Il y a plusieurs manières de lire ce roman. Il est fait de beaucoup d'analepses et d'un discours croisé entre Yejide et d'Akin liés au départ par un authentique amour. Lui, c'est un jeune homme bien sous tout rapport qui ferait tout pour son épouse et sa famille, mais la démarche qu'elle accepte spontanément de la part de son beau-frère, Akin, un joueur alcoolique sans envergure qui trompe sa femme et se soucie peu de sa famille, c'est à dire l'exact contraire de son propre frère, est révélatrice. C'est pourtant avec lui qu'elle choisit de tromper son mari et de trouver du plaisir dans cette relation adultère renouvelée. Elle en conçoit certes de la culpabilité judéo-chrétienne, surtout lorsqu'elle tombe enceinte de cet amant, et ces deux premiers enfants, atteints d'une maladie génétique qui entraînera leur mort est ressenti comme une punition divine notamment à travers l'histoire locale de "l'arbre iroko". Face a une telle situation, elle en appelle à Dieu, pas celui de le jungle mais celui de son baptême mais le destin est implacable pour elle qui déroule sa malédiction comme une sanction. Face à cela, le problème de la rédemption est posé ainsi que celui du pardon.
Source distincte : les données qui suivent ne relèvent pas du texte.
RecPlan lstm_fwd_plan(const LstmLayerDev& L) {
  RecPlan P;
  const int need = ((L.H + 31) / 32 + NW - 1) / NW;
  const FwdTile ft = fwd_tile(L);
  if (need > 4 || (ft.nt == 2 && need > 2) || L.H % (4 * ft.nt) != 0 || L.T < 2) return P;
  if (!line_aligned(L.S, L.ndir * L.H)) return P;
  if ((size_t)(L.T + 2) * L.S * L.ndir * L.H * sizeof(float) >= ((size_t)1 << 31)) return P;
  BfPlan B = bf_plan_shape(L, ft);
  const bool drop = L.drop_mode != 0;
  const int cpw32 = ft.nt == 2 ? std::min(need, 2) : need <= 2 ? need : 4;
  int nwin = B.on ? pick_windows(L.S, 16, [&](int Sw) { return bf_fits(L, B, Sw); }) : 0;
  if (nwin == 0) {
    B.on = false;
    const RecKernel* probe = rec_kernel(kFwdF32, cpw32, ft.mt, ft.nt, drop, false);
    nwin = pick_windows(L.S, 16 * ft.mt, [&](int Sw) { return probe && fits(*probe, dim3(L.H / (4 * ft.nt), L.ndir, cdiv(Sw, 16 * ft.mt))); });
  }
  if (nwin == 0) return P;
  if (nwin > 1 && !line_aligned(L.S / nwin, L.ndir * L.H)) return P;
  const int mt = B.on ? 1 : ft.mt, nt = B.on ? B.nt : ft.nt, nz = cdiv(L.S, 16 * mt);
  auto answer = [&](const RecKernel& k, const dim3& grid, size_t words, int seq_tile, int windows, bool one_window) {
    take(P, k, grid, words, seq_tile, 4 * nt, windows);
    P.seq_tiles = nz;
    P.one_window = one_window;
    P.leaves_room = nt <= 2 && (!B.on || (long)(L.H / (4 * nt)) * L.ndir * nz <= share_of_cus());
    P.bf16 = L.fwd_bf16 && k.kind == kRecFwdBf;
  };
  const dim3 grid(L.H / (4 * nt), L.ndir, cdiv(L.S / nwin, 16 * mt));
  const size_t words = ctl_words(grid.y * grid.z);
  if (B.on) {
    if (words <= (size_t)kCtlHalf) answer(*rec_kernel(kFwdBf, B.cpw, B.nt, B.ap, B.wp, B.f16), grid, words, 16, nwin, nwin == 1);
    return P;
  }
  const bool xchg = L.X != nullptr && ft.mt == 1 && L.H % 32 == 0 && !drop && small_xchg(L, 2048);
  if (L.fwd_mux && nwin == 2 && ft.mt == 1 && ft.nt == 4 && need > 2 && need <= 4 && !drop && L.H % 32 == 0) {
    const RecKernel& k = *rec_kernel(kFwdMux, 4, 4, xchg);
    const dim3 mgrid(L.H / 16, L.ndir, cdiv(nz, 2));
    if (fits(k, mgrid) && ctl_words((size_t)L.ndir * nz) <= (size_t)kCtlHalf) {
      answer(k, mgrid, ctl_words((size_t)L.ndir * nz), 32, 1, false);
      return P;
    }
  }
  if (words > (size_t)kCtlHalf) return P;
  const RecKernel* k = rec_kernel(kFwdF32, cpw32, ft.mt, ft.nt, drop, xchg);
  EESEN_REQUIRE(k != nullptr, EESEN_ERR_STATE, "no instantiation of the fp32 forward tile for this plan");
  answer(*k, grid, words, 16 * ft.mt, nwin, nwin == 1);
  return P;
}

void lstm_fwd_launch(hipStream_t st, const RecPlan& P, const LstmLayerDev& L0, unsigned* cnt, unsigned* err, int spin_limit,
                     unsigned long long* trace, hipEvent_t after_reset) {
  EESEN_REQUIRE(P.kind == kRecFwdBf || P.kind == kRecFwdMux || P.kind == kRecFwdF32, EESEN_ERR_STATE, "not a forward recurrence plan");
  const RecRole role{P.grid[0], P.grid[1], P.grid[2], L0.xcd_map};
  for (int w = 0; w < P.windows; ++w) {
    LstmLayerDev L = L0;
    if (P.kind == kRecFwdMux) { L.s_begin = 0; L.s_count = 0; }
    else { L.s_count = L0.S / P.windows; L.s_begin = w * L.s_count; }
    if (P.kind != kRecFwdMux && P.wgs_per_cu >= 2 && !L0.poll_raw) L.poll_delay = L0.poll_delay * 7 / 4;
    EESEN_HIP_CHECK(hipMemsetAsync(cnt, 0, sizeof(unsigned) * P.ctl_words, st));
    if (after_reset && P.one_window) EESEN_HIP_CHECK(hipEventRecord(after_reset, st));
    if (P.kind == kRecFwdMux) plan_launch(st, P.fn, P.wgs, L, cnt, err, spin_limit, role);
    else plan_launch(st, P.fn, P.wgs, L, cnt, err, spin_limit, trace, role);
  }
}
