template <int KR, bool RES, bool BNIN>
__global__ __launch_bounds__(NT, bwd_wps<KR>()) void bwd_kernel(BwdArgs a) {
  constexpr int SK = KR + 4, KV = KR / 4, LV = TR * KV / NT, KQ = KR / 8, NKT = KR / 32, NU = KR / 128;
  static_assert(KR % 128 == 0 && (SK / 4) % 2 == 1 && NT % KV == 0, "pwd::bwd_kernel shape");
  __shared__ __attribute__((aligned(16))) float As[2][TR * SK];
  __shared__ __attribute__((aligned(16))) f32x4 bnt[7][KV];
  static_assert(sizeof(double) * 2 * NT <= sizeof(float) * 2 * TR * SK, "fold scratch fits in the tiles");
  static_assert(32 * (NB + 4) <= 2 * TR * SK, "dW transpose tile fits in the tiles");

  const int tid = threadIdx.x, lane = tid & 63, wave = tid >> 6;
  const int l32 = lane & 31, h = lane >> 5;
  const int n0 = blockIdx.y * NB, N = a.N;
  const int col = n0 + 32 * wave + l32;
  const bool wact = n0 + 32 * wave < N;
  const int kv = tid % KV, r0 = tid / KV;
  if (tid < KV) {
    const f32x4 ga = ld4(a.og + 4 * tid), is = ld4(a.ois + 4 * tid);
    bnt[0][tid] = ld4(a.om + 4 * tid);
    bnt[1][tid] = is;
    bnt[2][tid] = ga;
    bnt[3][tid] = ld4(a.ob + 4 * tid);
    bnt[4][tid] = ld4(a.k12 + 4 * tid);
    bnt[5][tid] = ld4(a.k12 + KR + 4 * tid);
    f32x4 f;
#pragma unroll
    for (int e = 0; e < 4; ++e) f[e] = ga[e] * is[e];
    bnt[6][tid] = f;
  }
  __syncthreads();
  const float pm = BNIN && wact ? a.im[col] : 0.f, pis = BNIN && wact ? a.iis[col] : 0.f,
              pga = BNIN && wact ? a.ig[col] : 0.f, pbe = BNIN && wact ? a.ib[col] : 0.f;
  const bool orelu = a.orelu != 0, irelu = a.irelu != 0;

  const int ntiles = (a.M + TR - 1) / TR, G = gridDim.x;
  uint32_t lofs[LV];
#pragma unroll
  for (int j = 0; j < LV; ++j) lofs[j] = off4(r0 + j * (NT / KV), KR, 4 * kv);
  const uint32_t cbase = off4(4 * h, N, col);

  auto load_tile = [&](int tile, f32x4* sg, f32x4* sx) {
    const __amdgpu_buffer_rsrc_t rg = tile_rsrc(a.g, KR, tile, a.M), rx = tile_rsrc(a.xo, KR, tile, a.M);
#pragma unroll
    for (int j = 0; j < LV; ++j) {
      sg[j] = __builtin_bit_cast(f32x4, __builtin_amdgcn_raw_buffer_load_b128(rg, (int)lofs[j], 0, 0));
      sx[j] = __builtin_bit_cast(f32x4, __builtin_amdgcn_raw_buffer_load_b128(rx, (int)lofs[j], 0, 0));
    }
  };
  auto stage = [&](float* dst, const f32x4* sg, const f32x4* sx) {
    const f32x4 mu = bnt[0][kv], is = bnt[1][kv], ga = bnt[2][kv], be = bnt[3][kv], k1 = bnt[4][kv], k2 = bnt[5][kv],
                f = bnt[6][kv];
#pragma unroll
    for (int j = 0; j < LV; ++j) {
      const int r = r0 + j * (NT / KV);
      f32x4 v;
#pragma unroll
      for (int e = 0; e < 4; ++e) {
        const float xe = sx[j][e];
        float ge = sg[j][e];
        const bool kill = (!(bn_out(xe, mu[e], is[e], ga[e], be[e]) > 0.f)) & orelu;
        ge = kill ? 0.f : ge;
        v[e] = bn_bwd_elem(xe, ge, mu[e], is[e], f[e], k1[e], k2[e]);
      }
      st4(dst + r * SK + 4 * kv, v);
    }
  };

  int t = first_tile(ntiles);
  f32x4 bw[KQ];
  {
    f32x4 sg[LV], sx[LV];
    load_tile(t, sg, sx);
#pragma unroll
    for (int q = 0; q < KQ; ++q)
#pragma unroll
      for (int e = 0; e < 4; ++e) bw[q][e] = wact ? a.w[(size_t)(8 * q + 4 * h + e) * N + col] : 0.f;
    stage(&As[0][0], sg, sx);
  }
  __syncthreads();
  f32x16 dw[NKT];
#pragma unroll
  for (int i = 0; i < NKT; ++i)
#pragma unroll
    for (int r = 0; r < 16; ++r) dw[i][r] = 0.f;
  double ps = 0.0, pq = 0.0;
  int buf = 0;
  for (; t < ntiles; t += G) {
    f32x4 ng[LV], nx[LV];
    load_tile(t + G, ng, nx);
    const float* tile = &As[buf][0];
    if (wact) {
    const int mb = t * TR + 4 * h;
    const __amdgpu_buffer_rsrc_t rxi = tile_rsrc(a.xi, N, t, a.M);
    const __amdgpu_buffer_rsrc_t rr = tile_rsrc(RES ? a.res : a.xi, N, t, RES ? a.M : 0);
    const __amdgpu_buffer_rsrc_t rdx = tile_rsrc(a.dx, N, t, a.M);
    float ex[16], ers[16];
#pragma unroll
    for (int r = 0; r < 16; ++r) {
      const int ro = ((r & 3) + 8 * (r >> 2)) * N * 4;
      ex[r] = __builtin_bit_cast(float, __builtin_amdgcn_raw_buffer_load_b32(rxi, (int)cbase, ro, 0));
      if constexpr (RES) ers[r] = __builtin_bit_cast(float, __builtin_amdgcn_raw_buffer_load_b32(rr, (int)cbase, ro, 0));
    }
    f32x16 acc;
    mfma_tile<KQ>(tile + l32 * SK + 4 * h, bw, acc);
    if constexpr (RES) {
#pragma unroll
      for (int r = 0; r < 16; ++r) acc[r] += ers[r];
    }
#pragma unroll
    for (int r = 0; r < 16; ++r) {
      const float v = acc[r];
      bstore_nt(__builtin_bit_cast(uint32_t, v), rdx, (int)cbase, ((r & 3) + 8 * (r >> 2)) * N * 4, a.nt);
    }
    const bool full = t * TR + TR <= a.M;
    float yb[16];
#pragma unroll
    for (int r = 0; r < 16; ++r) {
      const int dm = (r & 3) + 8 * (r >> 2);
      const bool out = !full && mb + dm >= a.M;
      const float x = ex[r];
      if constexpr (BNIN) {
        const float xh = (x - pm) * pis;
        const float v = __builtin_fmaf(pga, xh, pbe);
        const bool dead = !(v > 0.f) & irelu;
        const float gv = (dead | out) ? 0.f : acc[r];
        ps += (double)gv;
        pq += (double)gv * (double)xh;
        yb[r] = (dead | out) ? 0.f : v;
      } else {
        yb[r] = out ? 0.f : x;
      }
    }
    {
      const float* bp = tile + (4 * h) * SK + 4 * l32;
      f32x4 bv[NU], nb[NU];
#pragma unroll
      for (int u = 0; u < NU; ++u) bv[u] = ld4(bp + 128 * u);
#pragma unroll
      for (int s = 0; s < 16; ++s) {
        if (s + 1 < 16) {
          const int pn = ((s + 1) & 3) + 8 * ((s + 1) >> 2);
#pragma unroll
          for (int u = 0; u < NU; ++u) nb[u] = ld4(bp + pn * SK + 128 * u);
        }
        __builtin_amdgcn_sched_barrier(0);
#pragma unroll
        for (int u = 0; u < NU; ++u)
#pragma unroll
          for (int e = 0; e < 4; ++e) dw[4 * u + e] = __builtin_amdgcn_mfma_f32_32x32x2f32(yb[s], bv[u][e], dw[4 * u + e], 0, 0, 0);
        __builtin_amdgcn_sched_barrier(0);
#pragma unroll
        for (int u = 0; u < NU; ++u) bv[u] = nb[u];
      }
    }
    }
    stage(&As[buf ^ 1][0], ng, nx);
    __syncthreads();
    buf ^= 1;
  }
  {
    constexpr int ST = NB + 4;
    float* T = &As[0][0];
    float* wp = a.wpart + (size_t)blockIdx.x * KR * N + n0;
#pragma unroll
    for (int kt = 0; kt < NKT; ++kt) {
      __syncthreads();
#pragma unroll
      for (int r = 0; r < 16; ++r) T[l32 * ST + 32 * wave + 4 * h + (r & 3) + 8 * (r >> 2)] = dw[kt][r];
      __syncthreads();
#pragma unroll
      for (int j = 0; j < 32 * NB / 4 / NT; ++j) {
        const int idx = tid + NT * j, i = idx / (NB / 4), c4 = idx % (NB / 4);
        const int k = 4 * i + (kt & 3) + 128 * (kt >> 2);
        if (n0 + 4 * c4 < N) st4(wp + (size_t)k * N + 4 * c4, ld4(T + i * ST + 4 * c4));
      }
    }
  }
  if constexpr (BNIN) partial_row(ps, pq, a.part, N, n0, a.ft, &As[0][0]);
}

Au fur et à mesure de cette liaison un peu surréaliste, les relations entre les protagonistes évoluent faites de violence, de non-dits, d'hypocrisie, de mensonges, de remords, de honte, de mépris. Cela nous rappelle que nous ne sommes que les modestes usufruitiers de notre propre vie, que les choses humaines sont fragiles, que l'amour est une chose consomptible et ne dure pas toujours. Ce roman, qu'on peut parfaitement lire comme un témoignage davantage que comme une fiction, est réaliste en ce qu'il évoque l'obligation horrible faite aux parents d'aller aux obsèques de leurs enfants mais aussi en ce qu'il brise aussi la trop facile image d’Épinal de l'homme qui abandonne sa famille et son épouse et en tout ce qu'on ressent comme injustice et solitude au moment de cette séparation. Dans le cas de Yejide on peut aisément opposer sa recherche égoïste du plaisir à la bienveillance de son mari. Il l'est cependant un peu moins à la fin qui ressemble à un "happy end" un peu trop convenu. Ce roman a aussi une dimension documentaire puisque non seulement il explore les langues et mythologies vernaculaires, mais également les coutumes et autres rituels ainsi qu'en attestent les nombreuses notes de bas de page.
Je ne suis vraiment entré dans ce roman que très tardivement, vers la moitié, mais à partir de ce moment, il a constitué pour moi un texte captivant et bien écrit.